■ **Task instructions**
Every line with the string "flags" in it belongs in your answer, so copy them all from the data.

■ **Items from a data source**

_ _ _

@@ -749,6 +750,11 @@
         self._chk(self.lib.dvo_get_level_ranks_in_lds(self._h, pair, level, C.byref(m)))
         return bool(m.value)
 
+    def level_dense_lines(self, pair: int, level: int) -> bool:
+        m = C.c_int(0)
+        self._chk(self.lib.dvo_get_level_dense_lines(self._h, pair, level, C.byref(m)))
+        return bool(m.value)
+
     def last_launch_shape(self):
         b, t, k = C.c_int(0), C.c_int(0), C.c_int(0)
         self._chk(self.lib.dvo_get_last_launch_shape(self._h, C.byref(b), C.byref(t), C.byref(k)))
diff --git a/rgbd_odometry_amd/csrc/dvo_capi.cpp b/rgbd_odometry_amd/csrc/dvo_capi.cpp
--- a/rgbd_odometry_amd/csrc/dvo_capi.cpp
+++ b/rgbd_odometry_amd/csrc/dvo_capi.cpp
@@ -215,6 +215,8 @@
         free_texels(c, L);
         std::fill(L.have_now.begin(), L.have_now.end(), 0);
         if (L.p4) { (void)hipFree(L.p4); (void)hipFree(L.pal); (void)hipFree(L.d_pal_n); L.p4 = nullptr; L.pal = nullptr; L.d_pal_n = nullptr; }
+        if (L.d16) { (void)hipFree(L.d16); L.d16 = nullptr; }
+        L.d16_failed = false;
         L.pal_built.clear(); L.now_uses.clear(); L.tex16_stale.clear(); L.p4_known.clear(); L.p4_fresh.clear(); L.p4_native.clear();
     }
 
@@ -264,6 +266,18 @@
 static bool p4_addressable(int rows, int cols) {
     return !(p4_count(rows, cols) * sizeof(unsigned) >= ((size_t)1 << 32) || rows >= (1 << 16) || ((cols + 3) >> 2) >= (1 << 24) ||
              (size_t)p4_tiles_per_col(rows) * 128 >= ((size_t)1 << 24));
+}
+
+static void try_dense_slab(dvo_ctx *c, int level) {
+    Level &L = c->lv[level];
+    if (level >= DVO_D16_LEVELS || L.d16 || L.d16_failed || !L.p4) return;
+    const size_t stride = d16_count(L.rows, L.cols), bytes = sizeof(unsigned short) * stride * (size_t)c->n_pairs;
+    const size_t compact_bytes = (sizeof(unsigned) * L.p4_stride + sizeof(float2) * DVO_PAL_MAX) * (size_t)c->n_pairs;
+    size_t free_b = 0, total_b = 0;
+    if (hipMemGetInfo(&free_b, &total_b) != hipSuccess) { (void)hipGetLastError(); L.d16_failed = true; return; }
+    if (free_b < bytes + compact_bytes / 2 + ((size_t)16 << 30)) { L.d16_failed = true; return; }
+    if (hipMalloc((void **)&L.d16, bytes) != hipSuccess) { (void)hipGetLastError(); L.d16 = nullptr; L.d16_failed = true; return; }
+    L.d16_stride = stride;
 }
 
 int ensure_compact_slabs(dvo_ctx *c, int level) {
@@ -362,6 +376,7 @@
     s.cpt4 = L.cpt4; s.chdr = L.chdr; s.pt4_ok = L.d_pt4_ok;
     s.tex_stride = L.tex_stride; s.pt_cap = L.pt_cap; s.rows = L.rows; s.cols = L.cols;
     s.p4 = L.p4; s.pal = L.pal; s.pal_n = L.d_pal_n; s.p4_stride = L.p4_stride;
+    s.d16 = L.d16; s.d16_stride = L.d16_stride;
     return s;
 }
 
@@ -604,6 +619,8 @@
         sc.team_no_plain = no_plain ? 1 : 0;
         static const bool no_r16 = [] { const char *e = std::getenv("DVO_RANKS_LDS"); return e && std::strcmp(e, "off") == 0; }();
         sc.no_r16 = no_r16 ? 1 : 0;
+        static const bool no_d16 = [] { const char *e = std::getenv("DVO_DENSE_LINES"); return e && std::strcmp(e, "off") == 0; }();
+        sc.no_d16 = no_d16 ? 1 : 0;
         static const int solo_max = [] { const char *e = std::getenv("DVO_TEAM_SOLO_MAX"); return e ? std::atoi(e) : DVO_TEAM_SOLO_MAX_DEFAULT; }();
         sc.team_solo_max = solo_max;
     }
@@ -846,6 +863,7 @@
         if (c->lv[l].d_pt4_ok) (void)hipFree(c->lv[l].d_pt4_ok);
         if (c->lv[l].dN) (void)hipFree(c->lv[l].dN);
         if (c->lv[l].p4) { (void)hipFree(c->lv[l].p4); (void)hipFree(c->lv[l].pal); (void)hipFree(c->lv[l].d_pal_n); }
+        if (c->lv[l].d16) (void)hipFree(c->lv[l].d16);
     }
     if (c->pal_work) (void)hipFree(c->pal_work);
     if (c->d_order) (void)hipFree(c->d_order);
@@ -1102,10 +1120,11 @@
     Level &L = c->lv[level];
     const bool compact = native_compact_wanted(c);
     if (compact && (rc = ensure_compact_slabs(c, level))) return rc;
+    if (compact) try_dense_slab(c, level);
     const bool defer = compact && L.tex_sparse;
     if (L.tex_sparse && !compact && (rc = map_texels(c, level, pair, 1))) return rc;
     HIPCHK(c, launch_edges_to_now(d_edge, 0, ImgBatch{rows, cols, 1}, work, defer ? nullptr : L.tex + (size_t)pair * L.tex_stride, L.tex_stride,
-                                  compact ? L.p4 : nullptr, L.p4_stride, L.pal, L.d_pal_n, pair, c->stream));
+                                  compact ? L.p4 : nullptr, L.p4_stride, L.pal, L.d_pal_n, pair, c->stream, false, L.d16, L.d16_stride));
     if (defer) {
         int n_failed = 0;
         if ((rc = sparse_map_compact_failures(c, level, pair, 1, c->stream, &n_failed))) return rc;
@@ -1211,7 +1230,7 @@
             int rc = now_written(c, l, w_first, w_count);
             if (rc) return rc;
             if (any_compact) {
-                HIPCHK(c, launch_replicate_compact(L.p4, L.p4_stride, L.pal, L.d_pal_n, n_src, dst_first, dst_count, c->stream));
+                HIPCHK(c, launch_replicate_compact(L.p4, L.p4_stride, L.pal, L.d_pal_n, L.d16, L.d16_stride, n_src, dst_first, dst_count, c->stream));
                 for (int p = dst_first; p < dst_first + dst_count; p++) {
                     const int src = (p - dst_first) % n_src;
                     if (p == src) continue;
@@ -1914,6 +1933,15 @@
     *used = (v >= 0 && (v & DVO_TEXMODE_RANKS_LDS)) ? 1 : 0;
     return DVO_OK;
 }
+int dvo_get_level_dense_lines(dvo_ctx *c, int pair, int level, int *used) {
+    DVO_ENTER(c);
+    if (!pair_ok(c, pair) || !level_ok(level) || !used) return fail(c, DVO_ERR_INVALID, "bad arguments");
+    HIPCHK(c, stream_wait(c->stream));
+    int v = -1;
+    HIPCHK(c, hipMemcpy(&v, c->d_tex_mode + (size_t)pair * DVO_LEVELS + level, sizeof(int), hipMemcpyDeviceToHost));
+    *used = (v >= 0 && (v & DVO_TEXMODE_DENSE)) ? 1 : 0;
+    return DVO_OK;
+}
 int dvo_get_level_exact_fallback(dvo_ctx *c, int pair, int level, int *ran) {
     DVO_ENTER(c);
     if (!pair_ok(c, pair) || !level_ok(level) || !ran) return fail(c, DVO_ERR_INVALID, "bad arguments");
diff --git a/rgbd_odometry_amd/csrc/dvo_ctx.h b/rgbd_odometry_amd/csrc/dvo_ctx.h
--- a/rgbd_odometry_amd/csrc/dvo_ctx.h
+++ b/rgbd_odometry_amd/csrc/dvo_ctx.h
@@ -40,6 +40,9 @@
     float2 *pal = nullptr;
     int *d_pal_n = nullptr;
     size_t p4_stride = 0;
+    unsigned short *d16 = nullptr;
+    size_t d16_stride = 0;
+    bool d16_failed = false;
     std::vector<char> pal_built;
     std::vector<int> now_uses;
     std::vector<char> tex16_stale;
diff --git a/rgbd_odometry_amd/csrc/dvo_edt_band.h b/rgbd_odometry_amd/csrc/dvo_edt_band.h
--- a/rgbd_odometry_amd/csrc/dvo_edt_band.h
+++ b/rgbd_odometry_amd/csrc/dvo_edt_band.h
@@ -35,6 +35,7 @@
     unsigned *imax[DVO_LEVELS]; int *done[DVO_LEVELS]; int *flags[DVO_LEVELS];
     const int *partial[DVO_LEVELS];
     unsigned *p4[DVO_LEVELS]; size_t p4_stride[DVO_LEVELS]; float2 *pal[DVO_LEVELS]; int *pal_n[DVO_LEVELS];
+    unsigned short *d16[DVO_LEVELS]; size_t d16_stride[DVO_LEVELS];
     int *list;
 };
 
@@ -329,6 +330,26 @@
             }
         }
     }
+    if (t.d16[l]) {
+        typedef __attribute__((address_space(3))) const unsigned lds_cu;
+        unsigned short *d16 = t.d16[l] + (size_t)(t.first_pair + by) * t.d16_stride[l];
+        if (band == 0 && tid < 8) reinterpret_cast<uint4 *>(d16)[tid] = make_uint4(0u, 0u, 0u, 0u);
+        const int ntx = d16_tiles_per_row(cols), n_items = ntx * nty * 8;
+        for (int k = tid; k < n_items; k += THREADS) {
+            const int scol = k & 7, rest = k >> 3, tx = rest / nty, tyl = rest - tx * nty;
+            int x = tx * DVO_D16_SIDE + scol - 1;
+            x = x < cols ? x : cols;
+            lds_cu *pc = (lds_cu *)(size_t)(tq_lds + (unsigned)((EB_PAD + x) * CB + tyl * 12));
+            const int ys = (ty0 + tyl) * DVO_D16_SIDE - 1;
+            unsigned v[4];
+#pragma unroll
+            for (int q = 0; q < 4; q++) {
+                const unsigned keep = (ys + 2 * q <= rows ? 0x0000ffffu : 0u) | (ys + 2 * q + 1 <= rows ? 0xffff0000u : 0u);
+                v[q] = (pc[q] << 3) & 0xfff8fff8u & keep;
+            }
+            *reinterpret_cast<uint4 *>(d16 + d16_slot(tx, ty0 + tyl, scol, 0, tpc)) = make_uint4(v[0], v[1], v[2], v[3]);
+        }
+    }
     EDT_T(t_words);
     EDT_ACC(3, t_scanned, t_words);
 
@@ -396,7 +417,7 @@
         }
         if (w == nw - 1) {
             pal[r] = make_float2(0.0f, 0.0f); pal[r + 1] = make_float2(0.0f, 0.0f);
-            t.pal_n[l][pair] = r | ((f & (int)EDT_FLAG_PARTIAL) ? DVO_PAL_PARTIAL : 0);
+            t.pal_n[l][pair] = r | ((f & (int)EDT_FLAG_PARTIAL) ? DVO_PAL_PARTIAL : 0) | (t.d16[l] ? DVO_PAL_DENSE : 0);
         }
     }
 }
diff --git a/rgbd_odometry_amd/csrc/dvo_frames.hip b/rgbd_odometry_amd/csrc/dvo_frames.hip
--- a/rgbd_odometry_amd/csrc/dvo_frames.hip
+++ b/rgbd_odometry_amd/csrc/dvo_frames.hip
@@ -1765,6 +1765,7 @@
     unsigned short *g[DVO_LEVELS]; unsigned *d2[DVO_LEVELS]; int *partial[DVO_LEVELS]; unsigned *bitmap[DVO_LEVELS]; int *flags[DVO_LEVELS];
     float4 *tex[DVO_LEVELS]; size_t tex_stride[DVO_LEVELS];
     unsigned *p4[DVO_LEVELS]; size_t p4_stride[DVO_LEVELS]; float2 *pal[DVO_LEVELS]; int *pal_n[DVO_LEVELS];
+    unsigned short *d16[DVO_LEVELS]; size_t d16_stride[DVO_LEVELS];
 };
 template <int WAVES>
 __global__ void __launch_bounds__(WAVES * 64) edt_columns8_levels_kernel(const EdtLevels t) {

_ _ _

■ **Response box**
     unsigned *imax[DVO_LEVELS]; int *done[DVO_LEVELS]; int *flags[DVO_LEVELS];
     unsigned short *g[DVO_LEVELS]; unsigned *d2[DVO_LEVELS]; int *partial[DVO_LEVELS]; unsigned *bitmap[DVO_LEVELS]; int *flags[DVO_LEVELS];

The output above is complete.